# If divorce prevails, is it true entire marriage mistake, that you never really loved?



## mentallydrained (Oct 7, 2010)

It's been said "if this marriage fails, then you need to just admit you made a mistake and move on."

So, all things in life that don't turn out how we hoped, planned, are nothing but mistakes? 

It's been said "It hurts to know you may have never really loved me all these years since you have out grown me."

So out of the millions of divorces in America, not a single person actually loved the other during this time? Am I to believe if you really love someone, you would never leave them no matter what? Does this mean in 18yrs of being with my H, 12 married, I never once loved him? It was an 18yr mistake?

I'm very confused with this analysis. Feeling more and more like a failure each passing day. Holiday's blues are wearing me down quick and I need to shine for my daughter. She needs me especially since her dad won't be here for Christmas. Again...per him, my doing. (long story)


----------



## sadmel (Dec 3, 2010)

No no no! Don't think like that...that is not true! Who ever said Love is this constant, never changing thing! There is no answer to that...only each, individual situation! 

I am sure you loved your husband in some way, or you would have never married him, had kids, etc. 

I am in the same boat as you...married for 17 years and contemplating separation/divorce. Of course I loved my husband and we have so many wonderful memories together. But that is not to say that with time, experiences, people maturing, changing, etc. - people change and maybe some grow apart or realize that their love has also changed. Sometimes for the better, sometimes not. Love can deepen...Love can soften. You just never know. 

And depends on the person, the couple. Some can work and work and work and give it all they've got and "find" each other again or fall back in love. Some can't do that, depending on each individual and what they have experienced, internalized in the marriage. Do you know what I mean?

I'm sorry you feel like this...I do, too. You are not alone. 

It is good we can share with each other thru this forum. Thank god for that!


----------



## COGypsy (Aug 12, 2010)

Well first off....I think a lot of things have "been said" over time. You could find something that's "been said" to add or detract from just about any statement, feeling or mood you've got, really.

But with those statements, I think you're just grabbing onto something to feed your slump....



> It's been said "if this marriage fails, then you need to just admit you made a mistake and move on."


Of course no relationship is entirely a mistake (usually)...but it is generally beneficial to acknowledge that when you've done the best you can and things just aren't going to work out, then yes....learn from the mistakes that happened and move on. That doesn't make every moment you were with this other person a mistaken waste of oxygen, but clearly, since it didn't work out, find the lesson, move on and do better next time.



> It's been said "It hurts to know you may have never really loved me all these years since you have out grown me."

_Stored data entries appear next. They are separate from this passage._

# speechcatcher-asr/speechcatcher

Hardware: AMD Instinct MI355X
Metric: concurrent real-time streams (audio-seconds/s), de_xl dims, 640 ms (10240-sample) chunk steps, beam 10 CTC+attention (higher is better)
Workload: dtype f32

## Files before the change

### speechcatcher_amd/csrc/common.h

```cpp
#pragma once
#include <hip/hip_runtime.h>
#include <stdint.h>
#include <stdio.h>
#include <math.h>

#include "../../include/scasr.h"

#define SC_LOGZERO (-10000000000.0f)

void sc_set_error(const char *fmt, ...);

const char *sc_hook(const char *name);

__attribute__((visibility("hidden"))) int allow_large_lds(const void *fn, size_t need, size_t max_bytes, const char *what);

#define SC_CHECK_ARG(cond, msg)      \
  do {                               \
    if (!(cond)) {                   \
      sc_set_error("%s: %s", __func__, msg); \
      return SC_ERR_ARG;             \
    }                                \
  } while (0)

#define SC_CHECK_LAUNCH()                                              \
  do {                                                                 \
    hipError_t e__ = hipGetLastError();                                \
    if (e__ != hipSuccess) {                                           \
      sc_set_error("%s: launch failed: %s", __func__, hipGetErrorString(e__)); \
      return SC_ERR_LAUNCH;                                            \
    }                                                                  \
  } while (0)

__host__ __device__ static inline int cdiv(int a, int b) { return (a + b - 1) / b; }

#define SC_TRY(call) do { rc = (call); if (rc != SC_OK) return rc; } while (0)

struct ProfScope {
  bool on; hipEvent_t a, b; hipStream_t st;
  ProfScope(bool on_, hipEvent_t a_, hipEvent_t b_, hipStream_t st_) : on(on_), a(a_), b(b_), st(st_) {}
  ProfScope(const ProfScope &) = delete;
  __attribute__((visibility("hidden"))) ~ProfScope() {
    if (on) { (void)hipEventDestroy(a); (void)hipEventDestroy(b); }
  }
};
ProfScope sc_prof_begin(hipStream_t st);
void sc_prof_end(ProfScope &p, int kind, double flops, double bytes);

int sc_decode_step_form(const sc_search *sb);
int sc_gemm_colblocks(const float *A, const int32_t *a_rows, int lda, const float *W, const float *bias, float *C,
                      const int32_t *c_rows, int ldc, int M, int N, int K, int ncb, long cb_stride, int flags, void *stream);

int sc_dec_layer_hpw(const sc_search &sb);
int sc_dec_layer_stream_form(const sc_search &sb);
int sc_dec_layer_split_ffn(const sc_search &sb);

int sc_launch_reduce_ln_proj(const float *part, int npart, int part_M, const float *b2, const float *Xin, float *Xout,
                             const int32_t *rows, int M, int D, const float *ln_g, const float *ln_b, float ln_eps,
                             float *XN, const float *Wq, const float *bq, float *Q, int N, hipStream_t st,
                             int by_row = 0, int half_mode = 0);

struct ScHandoff { const int32_t *blkinfo; int R; float *state; int layer; };
int sc_ffn_ln_handoff(const float *XN, int M, int D, int F, const void *W1, const float *b1, const void *W2, const float *b2,
                      float *X, int w_form, const ScHandoff &ho, void *stream);

template <int CTRL>
__device__ __forceinline__ float dpp_mov(float v) {
  return __int_as_float(__builtin_amdgcn_update_dpp(0, __float_as_int(v), CTRL, 0xF, 0xF, true));
}
#define SC_DPP_XOR1 0xB1
#define SC_DPP_XOR2 0x4E
#define SC_DPP_HALF_MIRROR 0x141
#define SC_DPP_ROR4 0x124
#define SC_DPP_ROR8 0x128
#define SC_DPP_ROW_MIRROR 0x140

template <int LPR>
__device__ __forceinline__ float group_sum(float v) {
  v += dpp_mov<SC_DPP_XOR1>(v);
  v += dpp_mov<SC_DPP_XOR2>(v);
  if (LPR >= 8) v += dpp_mov<SC_DPP_HALF_MIRROR>(v);
  if (LPR == 16) v += dpp_mov<SC_DPP_ROW_MIRROR>(v);
  return v;
}

__device__ __forceinline__ float sc_lane(float v, int lane) {
  return __int_as_float(__builtin_amdgcn_readlane(__float_as_int(v), lane));
}
__device__ __forceinline__ float wave_max(float v) {
  v = fmaxf(v, dpp_mov<SC_DPP_XOR1>(v));
  v = fmaxf(v, dpp_mov<SC_DPP_XOR2>(v));
  v = fmaxf(v, dpp_mov<SC_DPP_HALF_MIRROR>(v));
  v = fmaxf(v, dpp_mov<SC_DPP_ROW_MIRROR>(v));
  return fmaxf(fmaxf(sc_lane(v, 0), sc_lane(v, 16)), fmaxf(sc_lane(v, 32), sc_lane(v, 48)));
}
__device__ __forceinline__ float wave_sum(float v) {
  v += dpp_mov<SC_DPP_XOR1>(v);
  v += dpp_mov<SC_DPP_XOR2>(v);
  v += dpp_mov<SC_DPP_HALF_MIRROR>(v);
  v += dpp_mov<SC_DPP_ROW_MIRROR>(v);
  return (sc_lane(v, 0) + sc_lane(v, 16)) + (sc_lane(v, 32) + sc_lane(v, 48));
}

#define SC_LOG2E 1.4426950408889634f
#define SC_LN2 0.6931471805599453f
__device__ __forceinline__ float sc_exp_neg(float x) {
  return __builtin_amdgcn_exp2f(x * SC_LOG2E);
}
__device__ __forceinline__ float sc_max_raw(float a, float b) {
  float m;
  asm("v_max_f32 %0, %1, %2" : "=v"(m) : "v"(a), "v"(b));
  return m;
}
__device__ __forceinline__ float lse2(float a, float b) {
  const float m = sc_max_raw(a, b);
  return m + SC_LN2 * __builtin_amdgcn_logf(1.f + sc_exp_neg(-fabsf(a - b)));
}
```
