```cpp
int upsnet_upsample_bilinear_nchw(const float *x, float *y, int planes, int H, int W, int factor,
                                  void *stream);

int upsnet_fcn_score_fuse(const float *s2, const float *s3, const float *s4, const float *s5, float *out,
                          int planes, int H, int W, void *stream);

int upsnet_rpn_decode(const float *const *deltas, const long long *const *top_idx, const int *k,
                      const int *hs, const int *ws, const int *strides, const double *base_anchors,
                      int L, int A, float im_h, float im_w, float *boxes_out, void *stream);

int upsnet_rpn_topk_workspace_bytes(int L, size_t *bytes);
int upsnet_rpn_topk(const float *const *probs, const int *hs, const int *ws, int L, int A,
                    int pre_nms_top_n, float *out_scores, long long *out_idx, void *workspace,
                    size_t workspace_bytes, void *stream);

int upsnet_rpn_collect(const int *keep, const int *keep_cnt, const int *seg_offsets, const float *boxes,
                       const float *scores, int S, int max_seg_len, int post_nms_top_n, float *rois,
                       float *out_scores, unsigned char *valid, void *stream);

int upsnet_maskroi_prepare(const float *rois, const unsigned char *roi_valid, const float *bbox_delta,
                           const float *cls_prob, int R, int C, int class_agnostic, float score_thresh,
                           const float weights[4], float im_h, float im_w, float *sc_out, int *cls_out,
                           float *bx_out, int *offs_out, void *stream);

int upsnet_maskroi_finish(const int *keep, const int *keep_cnt, const int *seg_offsets, const float *sc,
                          const int *cls, const float *bx, int nseg, int max_seg_len, int top_n, int cap,
                          float *out_sc, float *out_bx, long long *out_cls, int *n_out, void *stream);

int upsnet_unified_pan_workspace_bytes(int num_seg_classes, size_t *bytes);
int upsnet_unified_pan_result(const long long *seg, const long long *pan, const long long *cls_inds, int k,
                              const int *k_dev, int H, int W, int num_seg_classes, int num_classes,
                              int stuff_area_limit, unsigned char *pan_2ch, int *err_out, void *workspace,
                              size_t workspace_bytes, void *stream);

int upsnet_prep_image(const unsigned char *image_hwc, int h, int w, double scale, int out_h, int out_w, int pad_h,
                      int pad_w, const double pixel_means[3], float *blob, void *stream);

int upsnet_label_restore(const long long *src0, const long long *src1, int Hp, int Wp, int h, int w, double fx,
                         int out_h, int out_w, long long *dst0, long long *dst1, void *stream);

#define UPSNET_PQ_MAX_GT 4096
#define UPSNET_PQ_MAX_PAIRS 65536
#define UPSNET_PQ_MAX_PRED 2048
#define UPSNET_PQ_E_PRED_CATEGORY 1
#define UPSNET_PQ_E_GT_COUNT 2
#define UPSNET_PQ_E_PAIRS 4
#define UPSNET_PQ_E_GT_TABLE 8
#define UPSNET_PQ_E_PRED_COUNT 16
#define UPSNET_PQ_E_MATCHES 32
int upsnet_pq_workspace_bytes(size_t *bytes);
int upsnet_pq_update(const unsigned char *pan_2ch, const unsigned char *gt_rgb, int H, int W, const long long *gt_table,
                     int num_gt, const unsigned char *cat_flags, long long *acc_counts, double *acc_iou, int *err,
                     void *workspace, size_t workspace_bytes, void *stream);

#define UPSNET_SSEG_MAX_CLASSES 224
int upsnet_sseg_update(const void *pred, int pred_bytes, int pred_pitch, const int *row_src, const int *col_src,
                       const unsigned char *gt, int H, int W, int num_classes, long long *acc, void *stream);

#define UPSNET_COCOEVAL_MAX_DET 2048
#define UPSNET_COCOEVAL_MAX_GT 1024
#define UPSNET_COCOEVAL_MAX_GT_CAT 192
#define UPSNET_COCOEVAL_MAX_CATEGORIES 256
#define UPSNET_COCOEVAL_MAX_IMAGES (1 << 17)
#define UPSNET_COCOEVAL_E_DET_COUNT 1
#define UPSNET_COCOEVAL_E_GT_COUNT 2
#define UPSNET_COCOEVAL_E_GT_CAT 4
#define UPSNET_COCOEVAL_E_CLASS 8
#define UPSNET_COCOEVAL_E_RECORDS 16
#define UPSNET_COCOEVAL_E_RLE_SIZE 32
typedef struct {
  float score;
  int category;
  int image;
  int rank;
  unsigned long long matched, ignored;
} upsnet_coco_record;
int upsnet_cocoeval_workspace_bytes(int n, int cap, long long gt_counts_total, size_t *bytes);
int upsnet_cocoeval_image(int segm, const float *boxes, const float *scores, const int64_t *cls_inds, int n,
                          const int *n_dev, const uint32_t *counts, int cap, const int *run_len, int H, int W,
                          const double *gt_table, int num_gt, const uint32_t *gt_counts, const int64_t *gt_offsets,
                          int num_categories, const int *class_to_k, int image_slot, upsnet_coco_record *records,
                          int record_cap, int *n_records, long long *npig, int *err, void *workspace,
                          size_t workspace_bytes, void *stream);
int upsnet_cocoeval_accumulate_workspace_bytes(int n_records, size_t *bytes);
int upsnet_cocoeval_accumulate(const upsnet_coco_record *records, int n_records, const int *image_rank,
                               const long long *npig, int num_categories, double *precision, double *recall,
                               double *scores, void *workspace, size_t workspace_bytes, void *stream);

#define UPSNET_COMBINED_MAX_DET 2048
#define UPSNET_COMBINED_E_RUN_LEN 1
#define UPSNET_COMBINED_E_RLE_SIZE 2
#define UPSNET_COMBINED_E_DET_COUNT 4
int upsnet_combined_pan_workspace_bytes(int n, int H, int W, size_t *bytes);
int upsnet_combined_pan_result(const void *sem, int sem_elem_size, int H, int W, const float *scores,
                               const int64_t *cls_inds, int n, const int *n_dev, const uint32_t *counts, int cap,
                               const int *run_len, int num_seg_classes, int num_classes, float score_threshold,
                               float fraction_threshold, int stuff_area_limit, unsigned char *pan_2ch, int *err,
                               void *workspace, size_t workspace_bytes, void *stream);

int upsnet_im_post_workspace_bytes(int n, int cap, size_t *bytes);
int upsnet_im_post_rle(const float *mask_probs, int C, int M, const float *boxes, const int64_t *cls_inds, int n,
                       const int *n_dev, int H, int W, uint32_t *counts, int cap, int *run_len, int *overflow,
                       void *workspace, size_t workspace_bytes, void *stream);

int upsnet_dcn_im2col(const float *x, const float *offset, const float *mask, int Cin, int H, int W, int kh, int kw,
                      int stride_h, int stride_w, int pad_h, int pad_w, int dil_h, int dil_w, float *col, void *stream);
int upsnet_dcn_col2im(const float *dcol, const float *offset, const float *mask, int Cin, int H, int W, int kh, int kw,
                      int stride_h, int stride_w, int pad_h, int pad_w, int dil_h, int dil_w, float *dx, void *stream);
int upsnet_dcn_col2im_coord(const float *dcol, const float *x, const float *offset, const float *mask, int Cin, int H,
                            int W, int kh, int kw, int stride_h, int stride_w, int pad_h, int pad_w, int dil_h, int dil_w,
                            float *doffset, float *dmask, void *stream);

int upsnet_roi_align_backward(const float *dout, const float *rois, int R, int B, int C, int H, int W, int PH, int PW,
                              int sampling_ratio, float spatial_scale, float *dfeat, void *stream);

#ifdef __cplusplus
}
#endif
#endif
```

### upsnet_b200/_lib.py

```python
import ctypes as C
import os

import torch

_HERE = os.path.dirname(os.path.abspath(__file__))
LIB_PATH = os.path.join(_HERE, "libupsnet_b200.so")
_lib = None

LAYOUT_NCHW, LAYOUT_NHWC = 0, 1
EPI_RELU = 1
EPI_RES_UP2 = 2
EPI_NO_TMA = 4
EPI_STEM_PAIR = 8


def EPI_SIGMOID_FROM(c):
    return ((int(c) + 1) & 0x3ff) << 20
PREC_FP32_SIMT, PREC_BF16X3, PREC_BF16 = 0, 1, 2
DTYPE_F32, DTYPE_BF16, DTYPE_PAIR = 0, 1, 2
LAYOUT_FLAT_PAIR = 2

_ERR = {-1: "bad argument", -2: "unsupported configuration", -3: "workspace too small"}


class UpsnetError(RuntimeError):
    pass
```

We all outgrow other people, even those that we loved deeply and sincerely at the time. Are you still BFF's with your first grade bestie? Some people might be, but it's not that typical, you just grow apart and that happens. 

I suspect that the person who's "been saying" all these things probably has a significant stake in making you feel like crap--so perhaps a more uplifting source for "analysis" should be found?

It's also been said that "when one door closes, another one opens."

It's also been said that "the best is yet to come...."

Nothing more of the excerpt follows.